Skipping subscribers

Sunday, August 31st, 2003 @ 4:37 pm | Uncategorized

The RSS 2.0 spec says the channel element can optionally have skipDays and/or skipHours elements. Here’s what it says for skipDays:

skipDays
An XML element that contains up to seven sub-elements whose value is Monday, Tuesday, Wednesday, Thursday, Friday, Saturday or Sunday. Aggregators may not read the channel during days listed in the skipDays element.

As I understand it, the motivation behind these elements it to let aggregators know that they needn’t bother updating the channel at the given times or on the given days, because the author will be asleep (or otherwise occupied) and the content won’t change.

However, this assumes that the aggregator is updating at other times. What if, for example, a feed exists for a weekly newsletter published every Tuesday. The feed author could add a skipDays element to the channel to tell aggregators not to bother updating on any day but Tuesday, thus saving a lot of bandwidth through the rest of the week. But that won’t work. Anyone who doesn’t fire up their aggregator on a Tuesday (e.g. somebody who doesn’t work Tuesdays) won’t get the newsletter.
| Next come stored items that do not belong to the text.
template <int NPL, int NS, bool REVERSE, bool UNI, int NT, int TSTRIDE, int T0>
__device__ __forceinline__ void sweepN(double *buf, const unsigned (&ij)[MC * ((NPL + 1) / 2)],
                                       const Tab<MC * ((NPL + 1) / 2), UNI> (&tabs)[NT], int ncol) {
    constexpr int PP = (NPL + 1) / 2, SL = slab_len<NPL>();
#pragma unroll
    for (int cc = 0; cc < MC; ++cc) {
        const int col = REVERSE ? MC - 1 - cc : cc;
        if (col < ncol) {
            double a0[NS][PP], a1[NS][PP];
#pragma unroll
            for (int k = 0; k < NS; ++k)
#pragma unroll
                for (int pp = 0; pp < PP; ++pp) {
                    const unsigned w = ij[col * PP + pp];
                    a0[k][pp] = buf[k * SL + (w & 0xFFFF)]; a1[k][pp] = buf[k * SL + (w >> 16)];
                }
#pragma unroll
            for (int k = 0; k < NS; ++k)
#pragma unroll
                for (int pp = 0; pp < PP; ++pp) {
                    const int e = col * PP + pp;
                    const unsigned w = ij[e];
                    const Tab<MC * ((NPL + 1) / 2), UNI> &t = tabs[TSTRIDE * k + T0];
                    buf[k * SL + (w & 0xFFFF)] = t.C(e) * a0[k][pp] + t.S(e) * a1[k][pp];
                    buf[k * SL + (w >> 16)] = t.C(e) * a1[k][pp] + t.S(e) * a0[k][pp];
                }
            WAVE_LDS_ORDER();
        }
    }
}

template <bool UNI>
struct SqCtx {
    static constexpr int ARITH = UNI ? 1 : 2;
    static constexpr bool GROUPS = true;
    double c[UNI ? 1 : 4][UNI ? 1 : 4], s[UNI ? 1 : 4][UNI ? 1 : 4];
    double k4;
    int yx;
    __device__ __forceinline__ double upd(int col, int k, double v, double t) const {
        if constexpr (UNI) return v + s[0][0] * t;
        else return __builtin_fma(s[UNI ? 0 : col][UNI ? 0 : k], t, c[UNI ? 0 : col][UNI ? 0 : k] * v);
    }
    __device__ __forceinline__ double up(int n, int col, int k, double v, double t) const { return upd(col, k, v, t); }
};

struct SqTabS {
    double ci[2][2], si[2][2];
    double cx[2][4], sx[2][4];
};
constexpr int SQ_TABS = 24;

template <int NREG, bool LDS0>
struct SqSsh {
    SqTabS t[NREG];
    const double *l0;
    int yx;
    __device__ __forceinline__ double up_set(int set, int col, int k, double v, double tv) const {
        double c, s;
        if (LDS0 && set == 0) {
            const int e = (col == 0) ? (k >> 1) : (col == 2) ? 4 + (k & 1) : (col == 1) ? 8 + k : 16 + k;
            c = l0[e * WAVE]; s = l0[(e + ((col & 1) ? 4 : 2)) * WAVE];
        } else {
            const SqTabS &T = t[LDS0 ? set - 1 : set];
            if (col == 0)      { c = T.ci[0][k >> 1]; s = T.si[0][k >> 1]; }
            else if (col == 2) { c = T.ci[1][k & 1];  s = T.si[1][k & 1]; }
            else               { c = T.cx[col >> 1][k]; s = T.sx[col >> 1][k]; }
        }
        return __builtin_fma(s, tv, c * v);
    }
};
template <int NREG, bool LDS0, int SOFF>
struct SqSshView {
    static constexpr int ARITH = 2;
    static constexpr bool GROUPS = false;
    const SqSsh<NREG, LDS0> &X;
    int yx;
    __device__ __forceinline__ double up(int n, int col, int k, double v, double t) const { return X.up_set(SOFF + n, col, k, v, t); }
};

Similarly, if you were to use the skipHours element to say to aggregators “don’t update outside of my office hours”, you’ll be cutting out everyone who doesn’t use their aggregator during your office hours. Extrapolating further, for every hour or day you put in skipHours/skipDays you’ll be losing all the subscribers who happen to use their aggregators only at those times/on those days.

Perhaps this hasn’t been an issue due to the types of people who are using RSS at the moment, but this will change as RSS hits the big time and reaches consumers desktops. For example, my parents tend to use their computer for around 30 minutes in the evening, so once they start using RSS they could easily miss out on entire feeds skipping just one hour.

So, I think that skipHours and skipDays are useless in their current form. Far more useful would be a redefinition from “don’t read this channel at these times” to “the channel will not be updated at these times.” Aggregators can then use that information to save bandwidth whilst not missing anything, no matter when they’re run.